* _GIVEN DATA_:
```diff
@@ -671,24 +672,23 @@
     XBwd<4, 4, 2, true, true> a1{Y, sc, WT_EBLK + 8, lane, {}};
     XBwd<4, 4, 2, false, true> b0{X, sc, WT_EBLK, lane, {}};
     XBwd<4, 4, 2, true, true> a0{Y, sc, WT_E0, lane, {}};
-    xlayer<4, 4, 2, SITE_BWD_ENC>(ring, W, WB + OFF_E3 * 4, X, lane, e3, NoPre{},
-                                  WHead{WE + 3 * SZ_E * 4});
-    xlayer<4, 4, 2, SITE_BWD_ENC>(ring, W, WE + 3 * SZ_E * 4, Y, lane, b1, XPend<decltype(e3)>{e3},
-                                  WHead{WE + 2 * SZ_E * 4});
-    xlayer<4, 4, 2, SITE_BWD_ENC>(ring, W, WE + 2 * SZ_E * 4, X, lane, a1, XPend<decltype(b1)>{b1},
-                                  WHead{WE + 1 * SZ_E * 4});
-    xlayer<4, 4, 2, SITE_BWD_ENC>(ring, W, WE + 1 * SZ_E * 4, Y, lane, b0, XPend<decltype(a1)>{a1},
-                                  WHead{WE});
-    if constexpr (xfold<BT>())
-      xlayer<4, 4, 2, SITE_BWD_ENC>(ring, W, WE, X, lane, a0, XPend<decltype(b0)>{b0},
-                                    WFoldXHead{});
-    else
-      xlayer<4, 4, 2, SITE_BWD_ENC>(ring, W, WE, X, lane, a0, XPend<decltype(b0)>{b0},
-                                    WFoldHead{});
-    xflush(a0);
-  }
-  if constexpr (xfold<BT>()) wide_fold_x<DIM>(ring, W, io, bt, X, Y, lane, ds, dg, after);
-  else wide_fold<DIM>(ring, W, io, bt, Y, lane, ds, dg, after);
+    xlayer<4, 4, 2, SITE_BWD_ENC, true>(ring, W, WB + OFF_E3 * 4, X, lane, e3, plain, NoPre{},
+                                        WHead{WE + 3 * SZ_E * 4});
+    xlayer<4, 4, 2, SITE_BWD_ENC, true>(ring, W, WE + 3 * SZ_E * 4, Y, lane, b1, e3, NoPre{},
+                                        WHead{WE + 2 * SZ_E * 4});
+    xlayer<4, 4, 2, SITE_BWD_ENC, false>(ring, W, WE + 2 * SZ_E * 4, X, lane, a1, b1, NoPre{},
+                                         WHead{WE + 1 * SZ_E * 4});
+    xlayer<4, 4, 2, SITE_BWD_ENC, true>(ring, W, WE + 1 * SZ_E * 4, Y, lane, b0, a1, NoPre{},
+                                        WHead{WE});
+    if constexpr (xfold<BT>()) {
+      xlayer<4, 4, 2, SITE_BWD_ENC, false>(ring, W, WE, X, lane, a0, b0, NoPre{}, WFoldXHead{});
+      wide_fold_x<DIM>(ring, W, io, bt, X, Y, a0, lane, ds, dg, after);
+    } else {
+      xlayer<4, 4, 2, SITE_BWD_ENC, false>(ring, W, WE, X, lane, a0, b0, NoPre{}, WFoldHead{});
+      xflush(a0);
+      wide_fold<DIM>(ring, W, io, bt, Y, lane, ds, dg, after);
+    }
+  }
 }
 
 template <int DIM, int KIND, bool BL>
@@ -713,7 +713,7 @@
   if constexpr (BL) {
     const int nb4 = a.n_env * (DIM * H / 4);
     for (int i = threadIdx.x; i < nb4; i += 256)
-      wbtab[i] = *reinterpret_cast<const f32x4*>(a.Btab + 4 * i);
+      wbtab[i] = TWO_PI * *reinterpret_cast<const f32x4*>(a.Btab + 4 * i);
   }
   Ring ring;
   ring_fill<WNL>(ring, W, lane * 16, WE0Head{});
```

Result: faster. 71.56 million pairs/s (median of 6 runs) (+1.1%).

--

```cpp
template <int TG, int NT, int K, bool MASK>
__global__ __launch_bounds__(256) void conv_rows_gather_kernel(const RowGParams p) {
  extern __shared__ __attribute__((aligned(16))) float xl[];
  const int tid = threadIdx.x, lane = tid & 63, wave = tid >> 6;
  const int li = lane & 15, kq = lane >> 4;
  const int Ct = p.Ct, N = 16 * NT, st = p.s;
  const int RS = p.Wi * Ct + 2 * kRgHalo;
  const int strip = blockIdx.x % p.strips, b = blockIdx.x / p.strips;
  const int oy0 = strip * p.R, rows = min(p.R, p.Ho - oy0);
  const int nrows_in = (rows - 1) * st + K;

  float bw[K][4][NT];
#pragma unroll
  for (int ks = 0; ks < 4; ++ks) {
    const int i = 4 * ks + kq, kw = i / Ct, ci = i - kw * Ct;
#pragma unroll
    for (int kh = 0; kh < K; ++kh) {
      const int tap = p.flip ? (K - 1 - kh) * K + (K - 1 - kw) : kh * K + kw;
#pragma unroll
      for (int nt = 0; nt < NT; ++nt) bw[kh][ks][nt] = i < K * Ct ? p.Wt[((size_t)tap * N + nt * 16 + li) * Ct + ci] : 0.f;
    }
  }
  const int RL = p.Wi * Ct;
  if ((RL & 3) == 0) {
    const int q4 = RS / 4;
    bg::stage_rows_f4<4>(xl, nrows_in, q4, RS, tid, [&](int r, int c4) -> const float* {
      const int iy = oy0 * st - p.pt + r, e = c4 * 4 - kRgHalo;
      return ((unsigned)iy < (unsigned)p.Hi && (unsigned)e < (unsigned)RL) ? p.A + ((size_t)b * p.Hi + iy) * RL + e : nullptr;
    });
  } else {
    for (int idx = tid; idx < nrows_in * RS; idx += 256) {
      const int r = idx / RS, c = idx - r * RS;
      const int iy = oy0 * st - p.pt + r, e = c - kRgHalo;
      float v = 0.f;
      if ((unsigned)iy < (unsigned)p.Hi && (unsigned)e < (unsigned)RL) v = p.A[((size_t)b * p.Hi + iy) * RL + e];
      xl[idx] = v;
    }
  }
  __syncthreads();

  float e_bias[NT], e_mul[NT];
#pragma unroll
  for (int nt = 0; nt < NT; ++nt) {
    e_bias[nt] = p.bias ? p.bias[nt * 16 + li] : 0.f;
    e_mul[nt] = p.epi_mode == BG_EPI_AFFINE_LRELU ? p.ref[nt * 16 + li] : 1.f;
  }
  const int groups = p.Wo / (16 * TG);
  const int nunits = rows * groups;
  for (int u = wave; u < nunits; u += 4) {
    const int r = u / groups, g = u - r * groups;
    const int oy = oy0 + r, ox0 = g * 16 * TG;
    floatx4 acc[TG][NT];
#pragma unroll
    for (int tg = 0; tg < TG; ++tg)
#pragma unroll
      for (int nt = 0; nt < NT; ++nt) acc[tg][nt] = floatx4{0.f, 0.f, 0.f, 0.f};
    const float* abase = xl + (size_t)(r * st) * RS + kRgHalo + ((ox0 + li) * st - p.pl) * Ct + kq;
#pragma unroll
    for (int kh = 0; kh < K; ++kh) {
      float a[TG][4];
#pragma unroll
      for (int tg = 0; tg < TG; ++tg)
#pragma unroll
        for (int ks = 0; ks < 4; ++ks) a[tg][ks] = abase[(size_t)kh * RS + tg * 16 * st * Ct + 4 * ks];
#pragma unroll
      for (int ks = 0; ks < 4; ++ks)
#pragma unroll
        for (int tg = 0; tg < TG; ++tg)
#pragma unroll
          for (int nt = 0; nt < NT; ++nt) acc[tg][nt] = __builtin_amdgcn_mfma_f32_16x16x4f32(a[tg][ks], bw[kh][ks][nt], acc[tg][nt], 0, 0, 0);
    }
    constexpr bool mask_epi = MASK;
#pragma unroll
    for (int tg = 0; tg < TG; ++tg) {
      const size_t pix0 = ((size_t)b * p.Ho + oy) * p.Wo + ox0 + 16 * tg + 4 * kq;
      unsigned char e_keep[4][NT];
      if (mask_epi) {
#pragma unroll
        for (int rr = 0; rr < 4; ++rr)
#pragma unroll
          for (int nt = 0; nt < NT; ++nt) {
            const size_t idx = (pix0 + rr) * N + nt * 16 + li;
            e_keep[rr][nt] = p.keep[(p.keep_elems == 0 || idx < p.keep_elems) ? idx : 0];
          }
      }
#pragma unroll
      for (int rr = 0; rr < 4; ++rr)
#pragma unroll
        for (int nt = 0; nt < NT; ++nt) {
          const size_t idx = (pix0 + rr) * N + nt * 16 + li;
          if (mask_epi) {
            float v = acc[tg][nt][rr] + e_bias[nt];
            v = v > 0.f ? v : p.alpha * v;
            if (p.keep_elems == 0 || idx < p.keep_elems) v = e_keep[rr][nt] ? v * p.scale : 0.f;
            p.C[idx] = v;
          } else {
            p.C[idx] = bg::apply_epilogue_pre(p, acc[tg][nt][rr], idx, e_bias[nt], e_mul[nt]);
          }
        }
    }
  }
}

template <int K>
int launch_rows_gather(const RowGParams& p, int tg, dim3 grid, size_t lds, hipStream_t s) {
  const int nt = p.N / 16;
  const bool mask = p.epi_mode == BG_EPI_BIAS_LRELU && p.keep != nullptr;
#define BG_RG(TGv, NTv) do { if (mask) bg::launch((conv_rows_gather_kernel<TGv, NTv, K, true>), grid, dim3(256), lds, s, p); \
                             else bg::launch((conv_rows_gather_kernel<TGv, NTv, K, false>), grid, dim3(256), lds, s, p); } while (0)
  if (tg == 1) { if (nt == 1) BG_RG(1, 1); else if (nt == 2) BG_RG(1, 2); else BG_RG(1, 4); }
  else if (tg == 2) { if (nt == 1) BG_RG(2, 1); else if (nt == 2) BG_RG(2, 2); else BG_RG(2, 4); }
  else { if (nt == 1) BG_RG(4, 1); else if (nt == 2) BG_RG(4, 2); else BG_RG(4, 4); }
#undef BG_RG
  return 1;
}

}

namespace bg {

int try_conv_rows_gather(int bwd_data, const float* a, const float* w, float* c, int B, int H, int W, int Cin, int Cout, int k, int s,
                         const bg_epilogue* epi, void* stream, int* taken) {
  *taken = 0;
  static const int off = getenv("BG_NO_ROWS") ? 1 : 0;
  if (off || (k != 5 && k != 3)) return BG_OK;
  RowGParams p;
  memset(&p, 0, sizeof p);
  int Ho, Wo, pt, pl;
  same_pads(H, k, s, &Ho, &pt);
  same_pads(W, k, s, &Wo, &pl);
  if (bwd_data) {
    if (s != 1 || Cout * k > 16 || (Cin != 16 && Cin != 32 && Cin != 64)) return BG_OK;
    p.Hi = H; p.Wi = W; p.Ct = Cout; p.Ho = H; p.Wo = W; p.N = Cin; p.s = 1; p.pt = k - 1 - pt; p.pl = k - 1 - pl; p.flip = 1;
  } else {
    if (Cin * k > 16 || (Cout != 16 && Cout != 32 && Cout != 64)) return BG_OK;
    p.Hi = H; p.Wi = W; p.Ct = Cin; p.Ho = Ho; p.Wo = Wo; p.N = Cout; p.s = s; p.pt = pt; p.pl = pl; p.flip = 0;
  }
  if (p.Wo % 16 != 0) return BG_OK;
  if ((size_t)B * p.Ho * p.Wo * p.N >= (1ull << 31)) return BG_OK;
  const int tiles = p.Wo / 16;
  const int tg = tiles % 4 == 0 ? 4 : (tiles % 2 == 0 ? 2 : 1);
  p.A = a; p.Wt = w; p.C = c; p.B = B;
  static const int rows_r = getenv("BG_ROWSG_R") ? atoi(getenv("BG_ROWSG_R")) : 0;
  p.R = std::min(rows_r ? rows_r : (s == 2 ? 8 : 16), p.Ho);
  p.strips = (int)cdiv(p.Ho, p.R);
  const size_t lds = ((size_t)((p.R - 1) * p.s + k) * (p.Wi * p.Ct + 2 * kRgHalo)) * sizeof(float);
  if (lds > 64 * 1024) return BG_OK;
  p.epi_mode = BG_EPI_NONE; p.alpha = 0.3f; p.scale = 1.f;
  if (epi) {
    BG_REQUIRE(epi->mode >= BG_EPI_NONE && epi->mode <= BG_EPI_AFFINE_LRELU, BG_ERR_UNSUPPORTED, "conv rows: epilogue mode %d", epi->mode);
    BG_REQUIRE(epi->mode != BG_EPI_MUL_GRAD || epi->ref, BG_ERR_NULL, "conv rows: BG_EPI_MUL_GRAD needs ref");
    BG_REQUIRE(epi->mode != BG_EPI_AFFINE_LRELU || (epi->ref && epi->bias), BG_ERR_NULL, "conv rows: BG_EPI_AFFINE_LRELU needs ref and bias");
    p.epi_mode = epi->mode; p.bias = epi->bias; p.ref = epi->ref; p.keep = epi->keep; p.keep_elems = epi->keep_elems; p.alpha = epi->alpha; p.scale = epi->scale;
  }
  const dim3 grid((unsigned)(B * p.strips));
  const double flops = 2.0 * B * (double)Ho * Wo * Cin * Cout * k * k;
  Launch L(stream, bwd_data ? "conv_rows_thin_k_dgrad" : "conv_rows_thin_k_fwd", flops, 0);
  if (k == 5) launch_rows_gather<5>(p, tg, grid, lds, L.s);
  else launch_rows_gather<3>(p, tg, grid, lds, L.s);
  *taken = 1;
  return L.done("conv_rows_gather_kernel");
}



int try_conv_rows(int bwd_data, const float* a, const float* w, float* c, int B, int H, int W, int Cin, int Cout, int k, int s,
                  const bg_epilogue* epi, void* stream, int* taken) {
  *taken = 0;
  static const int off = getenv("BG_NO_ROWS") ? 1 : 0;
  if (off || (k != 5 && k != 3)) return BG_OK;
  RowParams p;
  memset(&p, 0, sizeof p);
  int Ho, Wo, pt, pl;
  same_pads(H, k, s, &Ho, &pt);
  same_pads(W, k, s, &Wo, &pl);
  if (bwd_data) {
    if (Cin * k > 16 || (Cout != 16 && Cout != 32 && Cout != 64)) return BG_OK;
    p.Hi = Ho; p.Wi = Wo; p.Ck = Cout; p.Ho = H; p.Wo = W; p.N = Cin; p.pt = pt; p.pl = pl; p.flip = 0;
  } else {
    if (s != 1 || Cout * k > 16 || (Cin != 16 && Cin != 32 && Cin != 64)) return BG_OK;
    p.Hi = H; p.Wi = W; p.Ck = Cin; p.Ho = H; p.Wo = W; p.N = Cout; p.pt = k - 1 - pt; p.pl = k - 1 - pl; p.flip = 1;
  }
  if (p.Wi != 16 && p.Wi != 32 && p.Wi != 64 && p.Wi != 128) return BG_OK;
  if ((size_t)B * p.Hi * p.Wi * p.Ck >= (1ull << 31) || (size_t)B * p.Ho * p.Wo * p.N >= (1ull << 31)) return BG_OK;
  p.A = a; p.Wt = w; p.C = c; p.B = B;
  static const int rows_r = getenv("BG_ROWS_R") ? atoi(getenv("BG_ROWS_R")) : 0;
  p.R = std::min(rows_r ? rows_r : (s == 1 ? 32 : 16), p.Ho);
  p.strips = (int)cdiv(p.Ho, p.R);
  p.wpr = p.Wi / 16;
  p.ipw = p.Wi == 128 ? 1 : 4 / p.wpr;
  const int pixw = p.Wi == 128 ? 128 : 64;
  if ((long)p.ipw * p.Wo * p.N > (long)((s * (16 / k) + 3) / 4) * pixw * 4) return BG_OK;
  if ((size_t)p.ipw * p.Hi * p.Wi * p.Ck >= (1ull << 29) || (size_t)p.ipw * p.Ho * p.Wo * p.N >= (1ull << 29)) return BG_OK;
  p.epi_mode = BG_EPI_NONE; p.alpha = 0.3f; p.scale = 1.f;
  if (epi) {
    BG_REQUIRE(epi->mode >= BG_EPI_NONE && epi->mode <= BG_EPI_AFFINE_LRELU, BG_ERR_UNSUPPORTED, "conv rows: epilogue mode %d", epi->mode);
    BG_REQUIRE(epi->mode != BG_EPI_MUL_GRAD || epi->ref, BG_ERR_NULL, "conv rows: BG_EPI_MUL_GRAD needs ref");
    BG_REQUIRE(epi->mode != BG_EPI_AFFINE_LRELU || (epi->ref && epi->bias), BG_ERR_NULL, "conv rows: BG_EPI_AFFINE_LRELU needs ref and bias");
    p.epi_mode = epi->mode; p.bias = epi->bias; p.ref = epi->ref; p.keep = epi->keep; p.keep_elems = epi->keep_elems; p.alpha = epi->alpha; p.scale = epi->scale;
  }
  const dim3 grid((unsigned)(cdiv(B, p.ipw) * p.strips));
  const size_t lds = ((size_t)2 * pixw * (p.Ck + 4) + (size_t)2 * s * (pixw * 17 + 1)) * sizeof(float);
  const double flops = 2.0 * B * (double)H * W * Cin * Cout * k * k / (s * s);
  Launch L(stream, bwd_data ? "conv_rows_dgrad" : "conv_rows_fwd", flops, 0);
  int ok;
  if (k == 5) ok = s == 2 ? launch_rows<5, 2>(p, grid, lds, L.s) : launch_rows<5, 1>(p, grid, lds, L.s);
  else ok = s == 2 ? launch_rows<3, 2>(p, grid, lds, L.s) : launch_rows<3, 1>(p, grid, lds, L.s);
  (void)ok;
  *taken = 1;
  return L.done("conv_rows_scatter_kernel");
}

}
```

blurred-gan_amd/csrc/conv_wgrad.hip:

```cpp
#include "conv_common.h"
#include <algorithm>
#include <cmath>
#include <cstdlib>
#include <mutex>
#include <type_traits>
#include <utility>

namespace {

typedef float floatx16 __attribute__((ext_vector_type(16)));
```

* _WHAT IS EXPECTED_:
Nothing is wanted except the number of lines in the entries above that include the word "NoPre".

* _ANSWER FOR THE TASK_:
7